First of all welcome to the sport and hobby! I started out many years ago and my first cal to load was the good ol' 30-06, as my teacher in the military said it was a great cal to learn the ropes with.
A couple of questions: first what kind of seater die are you using, and second how are you crimping? Let me explain...
All dies are not created equal. It makes less difference which full-length sizer you are using, as most brands are reasonably "good enough." But for seating there are two big questions - is the die holding the bullet in proper alignment with the case neck while seating? Poor alignment leads to inconsistent neck tension, lateral runout, etc. In other words, it degrades accuracy. Ditto the proper seating stem...if it does not match the bullet you are seating then the same problems occur plus possible tip deformation.
Next up, crimping. Many of the more affordable seating dies include a crimping ring and instruct you to seat and crimp in one operation. Resist this! Seat first, then crimp in a separate operation. And of course make sure you are using the proper form of crimp. Roll crimp into a cannelure, taper or use a Lee factory crimped if no cannelure is present on your chosen pill. I have seen several new reloaders get this wrong and the results were predictable.
Get a Forster Comp seater and a Lee fac crimper and you will probably see some improvement. Assuming you trim brass to tight specs say plus/minus .0015" and crimp properly to even out the neck tension, your rounds should start with a consistent release pressure. From there you can tweak the powder charge up or down until you find the sweet spot for your launcher.

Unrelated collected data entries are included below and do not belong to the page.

template <int BLOCK_N>
static int launch_gemm(const osb_gemm_args& a, bool has_res, cudaStream_t stream, const osb_lora_args* lora = nullptr) {
  CUtensorMap ta, tw;
  int rc = make_tmap_2d_bf16(&ta, a.A, a.M, a.K, a.lda, kBlockM, kBlockK);
  if (rc) return rc;
  rc = make_tmap_2d_bf16(&tw, a.W, a.N, a.K, a.ldw, BLOCK_N, kBlockK);
  if (rc) return rc;
  GemmEpilogueParams p = {};
  p.bias = static_cast<const __nv_bfloat16*>(a.bias);
  p.D = static_cast<__nv_bfloat16*>(a.D);
  p.R = has_res ? static_cast<const __nv_bfloat16*>(a.R) : nullptr;
  p.gate = a.gate;
  p.mod_index = a.mod_index;
  p.M = a.M; p.N = a.N; p.K = a.K;
  p.ldd = a.ldd;
  p.ldr = a.ldr;
  p.group_rows = a.group_rows > 0 ? a.group_rows : a.M;
  p.gate_stride = a.gate_stride;
  p.epilogue = a.epilogue;
  const int64_t tiles = ((a.M + kBlockM - 1) / kBlockM) * ((a.N + BLOCK_N - 1) / BLOCK_N);
  ConvGeom cg = {};
  HeadTileParams ht = {};
  if (lora == nullptr && a.epilogue >= OSB_EPI_GATED_GELU) return launch_kernel<BLOCK_N, kText>(ta, tw, p, cg, ht, tiles, stream);
  CUtensorMap tr, td;
  if ((rc = make_epilogue_maps(p, &tr, &td))) return rc;
  if (lora == nullptr)
    return launch_kernel<BLOCK_N, kPlain>(ta, tw, p, cg, ht, tiles, stream, nullptr, nullptr, 0, nullptr, nullptr,
                                          Fp8BlockParams{}, &tr, &td);
  CUtensorMap tu, tlb;
  if ((rc = make_tmap_2d_bf16(&tu, lora->U, a.M, lora->r, lora->ldu, kBlockM, kBlockK))) return rc;
  if ((rc = make_tmap_2d_bf16(&tlb, lora->B, a.N, lora->r, lora->ldb, BLOCK_N, kBlockK))) return rc;
  return launch_kernel<BLOCK_N, kLora>(ta, tw, p, cg, ht, tiles, stream, &tu, &tlb, (lora->r + kBlockK - 1) / kBlockK,
                                       nullptr, lora->col_scale, Fp8BlockParams{}, &tr, &td);
}

template <int BLOCK_N, int kMode>
static int init_one() {
  OSB_CHECK_CUDA(cudaFuncSetAttribute(gemm_bf16_kernel<BLOCK_N, kMode>, cudaFuncAttributeMaxDynamicSharedMemorySize,
                                      GemmCfg<BLOCK_N, staged_epilogue(kMode)>::SMEM_BYTES));
  return OSB_OK;
}

int gemm_init() {
  int rc = 0;
  if ((rc = init_one<128, kHeadTiles>())) return rc;
  if ((rc = init_one<144, kHeadTiles>())) return rc;
  if ((rc = init_one<256, kHeadTiles>())) return rc;
  if ((rc = init_one<64, kPlain>())) return rc;
  if ((rc = init_one<128, kPlain>())) return rc;
  if ((rc = init_one<192, kPlain>())) return rc;
  if ((rc = init_one<256, kPlain>())) return rc;
  if ((rc = init_one<64, kConv>())) return rc;
  if ((rc = init_one<128, kConv>())) return rc;
  if ((rc = init_one<192, kConv>())) return rc;
  if ((rc = init_one<256, kConv>())) return rc;
  if ((rc = init_one<64, kLora>())) return rc;
  if ((rc = init_one<128, kLora>())) return rc;
  if ((rc = init_one<192, kLora>())) return rc;
  if ((rc = init_one<256, kLora>())) return rc;
  if ((rc = init_one<64, kText>())) return rc;
  if ((rc = init_one<128, kText>())) return rc;
  if ((rc = init_one<192, kText>())) return rc;
  if ((rc = init_one<256, kText>())) return rc;
  if ((rc = init_one<64, kFp8>())) return rc;
  if ((rc = init_one<128, kFp8>())) return rc;
  if ((rc = init_one<64, kFp8Blk>())) return rc;
  if ((rc = init_one<128, kFp8Blk>())) return rc;
  if ((rc = init_one<64, kFp8BlkLora>())) return rc;
  if ((rc = init_one<128, kFp8BlkLora>())) return rc;
  return OSB_OK;
}

static int pick_block_n(int64_t M, int64_t N) {
  if (N <= 64) return 64;
  const int cands[3] = {256, 192, 128};
  int best = 256;
  int64_t best_cost = INT64_MAX;
  for (int i = 0; i < 3; ++i) {
    const int bn = cands[i];
    const int64_t tiles = ((M + kBlockM - 1) / kBlockM) * ((N + bn - 1) / bn);
    const int64_t waves = (tiles + sm_count() - 1) / sm_count();
    const int64_t cost = waves * (bn + 16);
    if (cost < best_cost) { best_cost = cost; best = bn; }
  }
  return best;
}

template <int BLOCK_N, int kMode = kFp8>
static int launch_gemm_fp8(const osb_gemm_fp8_args& a, cudaStream_t stream, const Fp8BlockParams& fb = Fp8BlockParams{},
                           const osb_lora_args* lora = nullptr) {
  CUtensorMap ta, tw;
  int rc = make_tmap_2d_e4m3(&ta, a.A, a.M, a.K, a.lda, kBlockM, 2 * kBlockK);
  if (rc) return rc;
  rc = make_tmap_2d_e4m3(&tw, a.W, a.N, a.K, a.ldw, BLOCK_N, 2 * kBlockK);
  if (rc) return rc;
  GemmEpilogueParams p = {};
  p.bias = static_cast<const __nv_bfloat16*>(a.bias);
  p.D = static_cast<__nv_bfloat16*>(a.D);
  p.R = a.epilogue == OSB_EPI_BIAS_GATE_RES ? static_cast<const __nv_bfloat16*>(a.R) : nullptr;
  p.gate = a.gate;
  p.mod_index = a.mod_index;
  p.M = a.M; p.N = a.N; p.K = a.K;
  p.ldd = a.ldd;
  p.ldr = a.ldr;
  p.group_rows = a.group_rows > 0 ? a.group_rows : a.M;
  p.gate_stride = a.gate_stride;
  p.epilogue = a.epilogue;
  const int64_t tiles = ((a.M + kBlockM - 1) / kBlockM) * ((a.N + BLOCK_N - 1) / BLOCK_N);
  ConvGeom cg = {};
  HeadTileParams ht = {};
  CUtensorMap tr = ta, td = ta;
  if (a.epilogue != OSB_EPI_BIAS_GELU_TANH_FP8 && (rc = make_epilogue_maps(p, &tr, &td))) return rc;
  if constexpr (kMode == kFp8BlkLora) {
    CUtensorMap tu, tlb;
    if ((rc = make_tmap_2d_bf16(&tu, lora->U, a.M, lora->r, lora->ldu, kBlockM, kBlockK))) return rc;
    if ((rc = make_tmap_2d_bf16(&tlb, lora->B, a.N, lora->r, lora->ldb, BLOCK_N, kBlockK))) return rc;
    return launch_kernel<BLOCK_N, kMode>(ta, tw, p, cg, ht, tiles, stream, &tu, &tlb, (lora->r + kBlockK - 1) / kBlockK,
                                         a.a_scale, a.w_scale, fb, &tr, &td);
  }
  return launch_kernel<BLOCK_N, kMode>(ta, tw, p, cg, ht, tiles, stream, nullptr, nullptr, 0, a.a_scale, a.w_scale, fb,
                                       &tr, &td);
}

template <int BLOCK_N>
static int launch_conv(const osb_conv3d_args& a, const ConvGeom& cg, const uint32_t box[5], cudaStream_t stream) {
  CUtensorMap ta, tw;
  const uint64_t cp = a.cp;
  const uint64_t dims[5] = {a.narrow ? 64 : cp, (uint64_t)a.wp, (uint64_t)a.hp, (uint64_t)a.tp, (uint64_t)a.nb};
  const uint64_t str[4] = {cp * 2, (uint64_t)a.wp * cp * 2, (uint64_t)a.hp * a.wp * cp * 2,
                           (uint64_t)a.tp * a.hp * a.wp * cp * 2};
  const uint32_t es[5] = {1, (uint32_t)a.sw, (uint32_t)a.sh, (uint32_t)a.st, 1};
  int rc = make_tmap_5d_bf16(&ta, a.x_pad, dims, str, box, es);
  if (rc) return rc;
  const int64_t K = (int64_t)(a.narrow ? a.kt * a.kh : a.kt * a.kh * a.kw * (a.cp / 64)) * 64;
  rc = make_tmap_2d_bf16(&tw, a.w, a.cout, K, K, BLOCK_N, kBlockK);
  if (rc) return rc;
  GemmEpilogueParams p = {};
  p.bias = static_cast<const __nv_bfloat16*>(a.bias);
  p.D = static_cast<__nv_bfloat16*>(a.y);
  p.R = static_cast<const __nv_bfloat16*>(a.residual);
  p.M = (int64_t)a.nb * a.t_out * a.h_out * a.w_out;
  p.N = a.cout;
  p.K = K;
  p.ldd = a.cout;
  p.ldr = a.cout;
  p.group_rows = p.M;
  p.epilogue = a.residual ? OSB_EPI_BIAS_GATE_RES : OSB_EPI_BIAS;
  const int64_t tiles = (int64_t)cg.nb * cg.tiles_t * cg.tiles_h * cg.tiles_w * ((a.cout + BLOCK_N - 1) / BLOCK_N);
  HeadTileParams ht = {};
  const uint64_t cout = (uint64_t)a.cout;
  const uint64_t odims[5] = {cout, (uint64_t)a.w_out, (uint64_t)a.h_out, (uint64_t)a.t_out, (uint64_t)a.nb};
  const uint64_t ostr[4] = {cout * 2, (uint64_t)a.w_out * cout * 2, (uint64_t)a.h_out * a.w_out * cout * 2,
                            (uint64_t)a.t_out * a.h_out * a.w_out * cout * 2};
  const uint32_t obox[5] = {64, 1u << cg.wt_log2, 1u << cg.ht_log2, 128u >> (cg.wt_log2 + cg.ht_log2), 1};
  const uint32_t ones[5] = {1, 1, 1, 1, 1};
  CUtensorMap tr, td;
  if ((rc = make_tmap_5d_bf16(&td, a.y, odims, ostr, obox, ones))) return rc;
  tr = td;
  if (a.residual && (rc = make_tmap_5d_bf16(&tr, a.residual, odims, ostr, obox, ones))) return rc;
  return launch_kernel<BLOCK_N, kConv>(ta, tw, p, cg, ht, tiles, stream, nullptr, nullptr, 0, nullptr, nullptr,
                                       Fp8BlockParams{}, &tr, &td);
}

}

namespace osb {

FYI 4350 is a good choice for the '06 across the spectrum of bullet weights. Varget also does well, but I recommend sticking to one powder per bullet choice until you learn the tricks of the trade. Load a given brass/bullet/primer/powder combo to manufacturer's recommended overall length, tweaking powder charge until you can consistently get best sub-moa groups (3 shots) at 100 yards. Then take that load and play around with seating depth in increments of .005" and you'll maximize the accuracy of that combo.